I installed apache today and when i went to start it i got [!!] on the side and i can not view the page.

----------

## psomas

when you started it,did you get an error?...

did you properly configure apache after emerging it?...

----------

## elgato319

some output from /var/log/apache/error_log would be nice

----------

## amort

There is no error log and i followed the instructions on the apache gentoo wiki to set it up.  All it told me to do was to emerge it, then two lines in the config file and start apache.

----------

## elgato319

ok, the logfile should be in /var/log/apache2/error_log my mistake.
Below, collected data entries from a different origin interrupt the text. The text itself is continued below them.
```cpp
template <int MT, int KU>
__global__ __launch_bounds__(LSTM_THREADS) void lstm_seq_fwd_kernel(const LstmSeqArgs S) {
  typedef _Float16 f16x8 __attribute__((ext_vector_type(8)));
  __shared__ float red[4][MT][64][4];
  __shared__ unsigned s_launch;
  const LstmFwdArgs& A = S.f;
  const int w = threadIdx.x >> 6, l = threadIdx.x & 63;
  const int dir = blockIdx.y, j0 = blockIdx.x * 4;
  const int B = A.B, L = A.L, H = A.H;
  if (threadIdx.x == 0) s_launch = __hip_atomic_fetch_add(S.counter, 1u, __ATOMIC_RELAXED, __HIP_MEMORY_SCOPE_AGENT) / (gridDim.x * gridDim.y) + 1u;
  const int e_bb = threadIdx.x >> 2, e_j = j0 + (threadIdx.x & 3);
  const bool e_own = e_bb < B;
  const int bq = e_own ? e_bb : 0;
  float e_bi[4], e_bh[4];
#pragma unroll
  for (int g = 0; g < 4; ++g) {
    e_bi[g] = A.b_ih[dir][g * H + e_j];
    e_bh[g] = A.b_hh[dir][g * H + e_j];
  }
  const long long e_len = A.lengths[bq];
  float e_cp = 0.f, e_hp = 0.f;
  const int kq = H / 4, col = l & 15, kc = (l >> 4) * 8;
  const long wrow = (long)((col & 3) * H + j0 + (col >> 2)) * H;
  const float* W = (const float*)A.Whh[dir];
  __syncthreads();
  const unsigned long long tagm = (s_launch & 1u) ? 0x4000400040004000ull : 0ull;
  const long long t0 = wall_clock64();
  const bool w_resident = kq == 32 * KU;
  f16x8 wv[KU];
  if (w_resident) {
#pragma unroll
    for (int u = 0; u < KU; ++u) {
      const int k = w * kq + u * 32 + kc;
      const f32x4 lo = *(const f32x4*)(W + wrow + k), hi = *(const f32x4*)(W + wrow + k + 4);
#pragma unroll
      for (int e = 0; e < 4; ++e) { wv[u][e] = (_Float16)lo[e]; wv[u][4 + e] = (_Float16)hi[e]; }
    }
  }
  for (int s = 0; s < L; ++s) {
    const int t = dir == 0 ? s : L - 1 - s;
    float e_x[4];
#pragma unroll
    for (int g = 0; g < 4; ++g) e_x[g] = A.xproj[(((long)t * B + bq) * 2 + dir) * 4 * H + g * H + e_j];
    f32x4 acc[MT];
#pragma unroll
    for (int mt = 0; mt < MT; ++mt) acc[mt] = (f32x4){0.f, 0.f, 0.f, 0.f};
    if (s > 0) {
      const unsigned long long* hx = S.xch + ((long)(dir * L + s - 1) * B) * (H / 4);
      if (w == 0) {
        bool ready = false;
        for (;;) {
          if (!ready) {
            ready = true;
            for (int p = l; p < H / 4; p += 64)
              ready = ready && ((__hip_atomic_load(hx + p, __ATOMIC_RELAXED, __HIP_MEMORY_SCOPE_AGENT) & 0x4000400040004000ull) == tagm);
          }
          if (__builtin_amdgcn_ballot_w64(!ready) == 0) break;
          __builtin_amdgcn_s_sleep(4);
          if (wall_clock64() - t0 > 200000000LL) break;
        }
      }
      __syncthreads();
      for (int k0 = w * kq; k0 < (w + 1) * kq; k0 += 32 * KU) {
        unsigned long long alo[KU][MT], ahi[KU][MT];
        f32x4 blo[KU], bhi[KU];
#pragma unroll
        for (int u = 0; u < KU; ++u) {
          const int k = k0 + u * 32 + kc;
          if (!w_resident) {
            blo[u] = *(const f32x4*)(W + wrow + k);
            bhi[u] = *(const f32x4*)(W + wrow + k + 4);
          }
#pragma unroll
          for (int mt = 0; mt < MT; ++mt) {
            const int bb = mt * 16 + col;
            const unsigned long long* q = hx + (long)(bb < B ? bb : 0) * (H / 4) + (k >> 2);
            alo[u][mt] = __hip_atomic_load(q, __ATOMIC_RELAXED, __HIP_MEMORY_SCOPE_AGENT);
            ahi[u][mt] = __hip_atomic_load(q + 1, __ATOMIC_RELAXED, __HIP_MEMORY_SCOPE_AGENT);
          }
        }
#pragma unroll
        for (int u = 0; u < KU; ++u) {
          f16x8 bv;
          if (w_resident) bv = wv[u];
          else
#pragma unroll
            for (int e = 0; e < 4; ++e) { bv[e] = (_Float16)blo[u][e]; bv[4 + e] = (_Float16)bhi[u][e]; }
#pragma unroll
          for (int mt = 0; mt < MT; ++mt) {
            const int bb = mt * 16 + col;
            const unsigned long long* q = S.xch + ((long)(dir * L + s - 1) * B + (bb < B ? bb : 0)) * (H / 4) + ((k0 + u * 32 + kc) >> 2);
            while ((alo[u][mt] & 0x4000400040004000ull) != tagm || (ahi[u][mt] & 0x4000400040004000ull) != tagm) {
              __builtin_amdgcn_s_sleep(2);
              if (wall_clock64() - t0 > 200000000LL) {
                __hip_atomic_fetch_add(&g_lstm_seq_timeouts, 1, __ATOMIC_RELAXED, __HIP_MEMORY_SCOPE_AGENT);
                break;
              }
              alo[u][mt] = __hip_atomic_load(q, __ATOMIC_RELAXED, __HIP_MEMORY_SCOPE_AGENT);
              ahi[u][mt] = __hip_atomic_load(q + 1, __ATOMIC_RELAXED, __HIP_MEMORY_SCOPE_AGENT);
            }
            const unsigned long long lo = alo[u][mt] & ~0x4000400040004000ull, hi = ahi[u][mt] & ~0x4000400040004000ull;
            typedef unsigned long long u64x2 __attribute__((ext_vector_type(2)));
            f16x8 av = __builtin_bit_cast(f16x8, (u64x2){lo, hi});
            if (bb >= B)
#pragma unroll
              for (int e = 0; e < 8; ++e) av[e] = (_Float16)0.f;
            acc[mt] = __builtin_amdgcn_mfma_f32_16x16x32_f16(av, bv, acc[mt], 0, 0, 0);
          }
        }
      }
    }
#pragma unroll
    for (int mt = 0; mt < MT; ++mt)
#pragma unroll
      for (int r = 0; r < 4; ++r) red[w][mt][l][r] = acc[mt][r];
    __syncthreads();
    float h_new = 0.f;
    if (e_own) {
      const int bb = e_bb, j = e_j;
      const int mt = bb >> 4, r16 = bb & 15, ln = (r16 >> 2) * 16 + (threadIdx.x & 3) * 4, rg = r16 & 3;
      float pre[4];
#pragma unroll
      for (int g = 0; g < 4; ++g) {
        const float v = red[0][mt][ln + g][rg] + red[1][mt][ln + g][rg] + red[2][mt][ln + g][rg] + red[3][mt][ln + g][rg];
        pre[g] = v + e_x[g] + e_bi[g] + e_bh[g];
      }
      const float ig = sigmoidf_(pre[0]), fg = sigmoidf_(pre[1]), gg = tanhf(pre[2]), og = sigmoidf_(pre[3]);
      const long st_new = ((long)(dir * (L + 1) + s + 1) * B + bb) * H + j;
      const float cp = e_cp, hp = e_hp;
      const float cn = fg * cp + ig * gg;
      const float hn = og * tanhf(cn);
      const bool valid = t < e_len;
      e_cp = valid ? cn : cp;
      e_hp = valid ? hn : hp;
      h_new = e_hp;
      if (s + 1 < L) {
        const unsigned hb = (unsigned)__builtin_bit_cast(unsigned short, (_Float16)h_new);
        const unsigned h1 = (unsigned)__shfl_down((int)hb, 1, 64), h2 = (unsigned)__shfl_down((int)hb, 2, 64), h3 = (unsigned)__shfl_down((int)hb, 3, 64);
        if ((threadIdx.x & 3) == 0) {
          const unsigned long long word = ((unsigned long long)hb | ((unsigned long long)h1 << 16) | ((unsigned long long)h2 << 32) | ((unsigned long long)h3 << 48)) | tagm;
          __hip_atomic_store(S.xch + ((long)(dir * L + s) * B + e_bb) * (H / 4) + (j0 >> 2), word, __ATOMIC_RELAXED, __HIP_MEMORY_SCOPE_AGENT);
        }
      }
      A.cseq[st_new] = e_cp;
      A.hseq[st_new] = e_hp;
      float* gs = A.gates + (((long)t * B + bb) * 2 + dir) * 4 * H + j;
      gs[0] = ig; gs[H] = fg; gs[2 * H] = gg; gs[3 * H] = og;
      A.hprev_t[(((long)t * B + bb) * 2 + dir) * H + j] = hp;
      A.out[((long)bb * L + t) * 2 * H + dir * H + j] = valid ? hn : 0.f;
      if (A.qvec) {
        float* qv = A.qvec + (long)bb * 4 * H + dir * H + j;
        if (t == 0) qv[0] = valid ? hn : 0.f;
        if (t == e_len - 1) qv[2 * H] = hn;
      }
    }
    __syncthreads();
  }
}

static int lstm_seq_capacity(const void* kernel) {
  int dev = 0, per_cu = 0, cus = 0;
  if (hipGetDevice(&dev) != hipSuccess) return 0;
  if (hipDeviceGetAttribute(&cus, hipDeviceAttributeMultiprocessorCount, dev) != hipSuccess) return 0;
  if (hipOccupancyMaxActiveBlocksPerMultiprocessor(&per_cu, kernel, LSTM_THREADS, 0) != hipSuccess) return 0;
  hipFuncAttributes fa;
  if (hipFuncGetAttributes(&fa, kernel) != hipSuccess || fa.localSizeBytes > 0) return 0;
  return per_cu * cus;
}

extern "C" int64_t drn_lstm_seq_fwd_ws_bytes(int B, int L, int H) { return 64 + (int64_t)2 * L * B * (H / 4) * 8; }

extern "C" int drn_lstm_seq_fwd(const float* xproj, const void* Whh_f, const void* Whh_r, const float* b_ih_f, const float* b_hh_f,
                                const float* b_ih_r, const float* b_hh_r, float* hseq, float* cseq, float* gates, float* out, float* hprev_t,
                                float* qvec, void* xch_ws, int64_t ws_bytes, const int64_t* lengths, int B, int L, int H, void* stream_) {
  drn_clear_status();
  hipStream_t stream = (hipStream_t)stream_;
  DRN_CHECK_ARG(xproj && Whh_f && Whh_r && b_ih_f && b_hh_f && b_ih_r && b_hh_r && hseq && cseq && gates && out && hprev_t && lengths && xch_ws,
                "drn_lstm_seq_fwd: null pointer");
  DRN_CHECK_ARG(B > 0 && B <= 16 * MAX_BT && L > 0 && H % 128 == 0, "drn_lstm_seq_fwd: need B <= 64, H %% 128 == 0");
  DRN_CHECK_ARG(((uintptr_t)xch_ws & 63) == 0 && ws_bytes >= drn_lstm_seq_fwd_ws_bytes(B, L, H), "drn_lstm_seq_fwd: workspace too small or misaligned");
  LstmSeqArgs S;
  LstmFwdArgs& A = S.f;
  A.hseq16 = nullptr;
  A.xproj = xproj; A.Whh[0] = Whh_f; A.Whh[1] = Whh_r; A.hseq = hseq; A.cseq = cseq; A.gates = gates; A.out = out;
  A.hprev_t = hprev_t; A.qvec = qvec; A.b_ih[0] = b_ih_f; A.b_hh[0] = b_hh_f; A.b_ih[1] = b_ih_r; A.b_hh[1] = b_hh_r;
  A.lengths = (const long long*)lengths; A.B = B; A.L = L; A.H = H; A.s = 0;
  S.counter = (unsigned*)xch_ws;
  S.xch = (unsigned long long*)((char*)xch_ws + 64);
  const int mt = cdiv(B, 16), it = H / 4 / 32;
  const dim3 grid(H / 4, 2);
  const int total = (H / 4) * 2;
#define SEQ_CASE(MTV, KUV) do { \
    static int cap = 0; \
    if (!cap) cap = lstm_seq_capacity((const void*)lstm_seq_fwd_kernel<MTV, KUV>); \
    if (total > cap) { drn_set_error("drn_lstm_seq_fwd: %d workgroups exceed the %d the chip holds at once", total, cap); return DRN_ERR_UNSUPPORTED; } \
    lstm_seq_fwd_kernel<MTV, KUV><<<grid, LSTM_THREADS, 0, stream>>>(S); } while (0)
#define SEQ_MT(KUV) do { if (mt == 1) SEQ_CASE(1, KUV); else if (mt == 2) SEQ_CASE(2, KUV); else if (mt == 3) SEQ_CASE(3, KUV); else SEQ_CASE(4, KUV); } while (0)
  if (it % 4 == 0) SEQ_MT(4); else if (it % 2 == 0) SEQ_MT(2); else SEQ_MT(1);
#undef SEQ_MT
#undef SEQ_CASE
  return drn_launch_status("drn_lstm_seq_fwd");
}

extern "C" int drn_lstm_seq_fwd_timeouts(int reset) {
  int v = 0;
  if (hipMemcpyFromSymbol(&v, HIP_SYMBOL(g_lstm_seq_timeouts), sizeof(int)) != hipSuccess) return -1;
  if (reset && v) {
    const int z = 0;
    (void)hipMemcpyToSymbol(HIP_SYMBOL(g_lstm_seq_timeouts), &z, sizeof(int));
  }
  return v;
}

struct LstmBwdArgs {
  const float* dout;
  const float* gates;
  const float* cseq;
  const void* WhhT[2];
  float* dgates;
  float* dc;
  float* dh_pass;
  bf16_t* dgates16;
  const float* dqvec;
  const long long* lengths;
  int B, L, H, s;
};

struct LstmCellIn {
  float dout, dcn, ig, fg, gg, og, cn, cp;
  bool valid;
};
__device__ __forceinline__ LstmCellIn lstm_cell_bwd_load(const LstmBwdArgs& A, int dir, int bb, int j, int s) {
  const int B = A.B, L = A.L, H = A.H;
  const int t = dir == 0 ? s : L - 1 - s;
  LstmCellIn c;
  const long long len = A.lengths[bb];
  c.valid = t < len;
  const long sidx = ((long)dir * B + bb) * H + j;
  c.dout = A.dout[((long)bb * L + t) * 2 * H + dir * H + j];
  if (A.dqvec) {
    const float* dq = A.dqvec + (long)bb * 4 * H + dir * H + j;
    const float d0 = dq[0], d1 = dq[2 * H];
    if (t == 0) c.dout += d0;
    if (t == len - 1) c.dout += d1;
  }
  c.dcn = s == L - 1 ? 0.f : A.dc[sidx];
  const float* gs = A.gates + (((long)t * B + bb) * 2 + dir) * 4 * H + j;
  c.ig = gs[0]; c.fg = gs[H]; c.gg = gs[2 * H]; c.og = gs[3 * H];
  c.cn = A.cseq[((long)(dir * (L + 1) + s + 1) * B + bb) * H + j];
  c.cp = A.cseq[((long)(dir * (L + 1) + (s > 0 ? s : 1)) * B + bb) * H + j];
  if (s == 0) c.cp = 0.f;
  return c;
}
__device__ __forceinline__ void lstm_cell_bwd_apply(const LstmBwdArgs& A, const LstmCellIn& c, int dir, int bb, int j, int s, float dh_in) {
#pragma clang fp contract(off)
  const int B = A.B, L = A.L, H = A.H;
  const int t = dir == 0 ? s : L - 1 - s;
  const long sidx = ((long)dir * B + bb) * H + j;
  const long gidx = (((long)t * B + bb) * 2 + dir) * 4 * H + j;
  float* dg = A.dgates + gidx;
  const float dh = dh_in + (c.valid ? c.dout : 0.f);
  const float dcn = c.dcn;
  float d0 = 0.f, d1 = 0.f, d2 = 0.f, d3 = 0.f;
  if (c.valid) {
    const float ig = c.ig, fg = c.fg, gg = c.gg, og = c.og, cn = c.cn, cp = c.cp;
    const float tc = tanhf(cn);
    const float dcv = dcn + dh * og * (1.f - tc * tc);
    d0 = dcv * gg * ig * (1.f - ig);
    d1 = dcv * cp * fg * (1.f - fg);
    d2 = dcv * ig * (1.f - gg * gg);
    d3 = dh * tc * og * (1.f - og);
    A.dc[sidx] = dcv * fg;
    A.dh_pass[sidx] = 0.f;
  } else {
    A.dc[sidx] = dcn;
    A.dh_pass[sidx] = dh;
  }
  dg[0] = d0; dg[H] = d1; dg[2 * H] = d2; dg[3 * H] = d3;
  if (A.dgates16) {
    bf16_t* dg16 = A.dgates16 + gidx;
    dg16[0] = (bf16_t)d0; dg16[H] = (bf16_t)d1; dg16[2 * H] = (bf16_t)d2; dg16[3 * H] = (bf16_t)d3;
  }
}
__device__ __forceinline__ void lstm_cell_bwd(const LstmBwdArgs& A, int dir, int bb, int j, int s, float dh_in) {
  const LstmCellIn c = lstm_cell_bwd_load(A, dir, bb, j, s);
  lstm_cell_bwd_apply(A, c, dir, bb, j, s, dh_in);
}

__global__ void lstm_bwd_first_kernel(const LstmBwdArgs A) {
  const int B = A.B, H = A.H;
  const int total = 2 * B * H;
  for (int idx = blockIdx.x * blockDim.x + threadIdx.x; idx < total; idx += gridDim.x * blockDim.x)
    lstm_cell_bwd(A, idx / (H * B), (idx / H) % B, idx % H, A.L - 1, 0.f);
}

template <typename WT, int KU>
__global__ __launch_bounds__(LSTM_THREADS) void lstm_step_bwd_kernel(const LstmBwdArgs A) {
  __shared__ float red[4][64][4];
  const int w = threadIdx.x >> 6, l = threadIdx.x & 63;
  const int dir = blockIdx.y, k0 = blockIdx.x * 16, bt = blockIdx.z;
  const int B = A.B, L = A.L, H = A.H, s = A.s;
  const int K = 4 * H, kq = K / 4;
  const int t = dir == 0 ? s : L - 1 - s;
  const float* dg = A.dgates + ((long)t * B * 2 + dir) * K;
  f32x4 acc = (f32x4){0.f, 0.f, 0.f, 0.f};
  const int row = l & 15;
  const int bb_a = bt * 16 + row;
  const int e_bb = bt * 16 + (l >> 4) * 4 + w, e_k = k0 + (l & 15);
  const bool e_own = e_bb < B;
  const LstmCellIn e_c = lstm_cell_bwd_load(A, dir, e_own ? e_bb : 0, e_k, s - 1);
  const float e_dhp = A.dh_pass[((long)dir * B + (e_own ? e_bb : 0)) * H + e_k];
  const float* arow = dg + (long)(bb_a < B ? bb_a : 0) * 2 * K;
  if constexpr (std::is_same<WT, float>::value) {
    const float* WT_ = (const float*)A.WhhT[dir];
    const int rc = (l >> 4) * 4;
    for (int r0 = w * kq; r0 < (w + 1) * kq; r0 += 16 * KU) {
      f32x4 a[KU], b[KU];
#pragma unroll
      for (int u = 0; u < KU; ++u) {
        const int r = r0 + u * 16 + rc;
        a[u] = *(const f32x4*)(arow + r);
        if (bb_a >= B) a[u] = (f32x4){0.f, 0.f, 0.f, 0.f};
        b[u] = *(const f32x4*)(WT_ + (long)(k0 + row) * K + r);
      }
#pragma unroll
      for (int u = 0; u < KU; ++u)
#pragma unroll
        for (int e = 0; e < 4; ++e) acc = __builtin_amdgcn_mfma_f32_16x16x4f32(a[u][e], b[u][e], acc, 0, 0, 0);
    }
  } else {
    const bf16_t* WT_ = (const bf16_t*)A.WhhT[dir];
    const int rc = (l >> 4) * 8;
    if (A.dgates16) {
      const bf16_t* arow16 = A.dgates16 + ((long)t * B * 2 + dir) * K + (long)(bb_a < B ? bb_a : 0) * 2 * K;
      for (int r0 = w * kq; r0 < (w + 1) * kq; r0 += 32 * KU) {
        bf16x8 a[KU], b[KU];
#pragma unroll
        for (int u = 0; u < KU; ++u) {
          const int r = r0 + u * 32 + rc;
          a[u] = *(const bf16x8*)(arow16 + r);
          if (bb_a >= B)
#pragma unroll
            for (int e = 0; e < 8; ++e) a[u][e] = (bf16_t)0.f;
          b[u] = *(const bf16x8*)(WT_ + (long)(k0 + row) * K + r);
        }
#pragma unroll
        for (int u = 0; u < KU; ++u) acc = __builtin_amdgcn_mfma_f32_16x16x32_bf16(a[u], b[u], acc, 0, 0, 0);
      }
    } else
// ... 69 lines not shown
```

without some logfiles or error messages it's very hard to determine the problem.

could you check /var/log/messages or something and see if you can find something useful?

----------

## amort

The error log contains this message: 

[Mon Jan 07 00:25:09 2008] [notice] suEXEC mechanism enabled (wrapper: /usr/sbi$

[Mon Jan 07 00:25:09 2008] [alert] (EAI 2)Name or service not known: mod_unique$

Configuration Failed

[Mon Jan 07 00:47:00 2008] [notice] suEXEC mechanism enabled (wrapper: /usr/sbi$

[Mon Jan 07 00:47:00 2008] [alert] (EAI 2)Name or service not known: mod_unique$

Configuration Failed

[Mon Jan 07 00:51:32 2008] [notice] suEXEC mechanism enabled (wrapper: /usr/sbi$

[Mon Jan 07 00:51:32 2008] [alert] (EAI 2)Name or service not known: mod_unique$

Configuration Failed

[Mon Jan 07 00:53:40 2008] [notice] suEXEC mechanism enabled (wrapper: /usr/sbi$

[Mon Jan 07 00:53:40 2008] [alert] (EAI 2)Name or service not known: mod_unique$

Configuration Failed

[Mon Jan 07 00:59:35 2008] [notice] suEXEC mechanism enabled (wrapper: /usr/sbi$

[Mon Jan 07 00:59:35 2008] [alert] (EAI 2)Name or service not known: mod_unique$

Configuration Failed

----------

## elgato319

do you start anything that needs mod_unique_id?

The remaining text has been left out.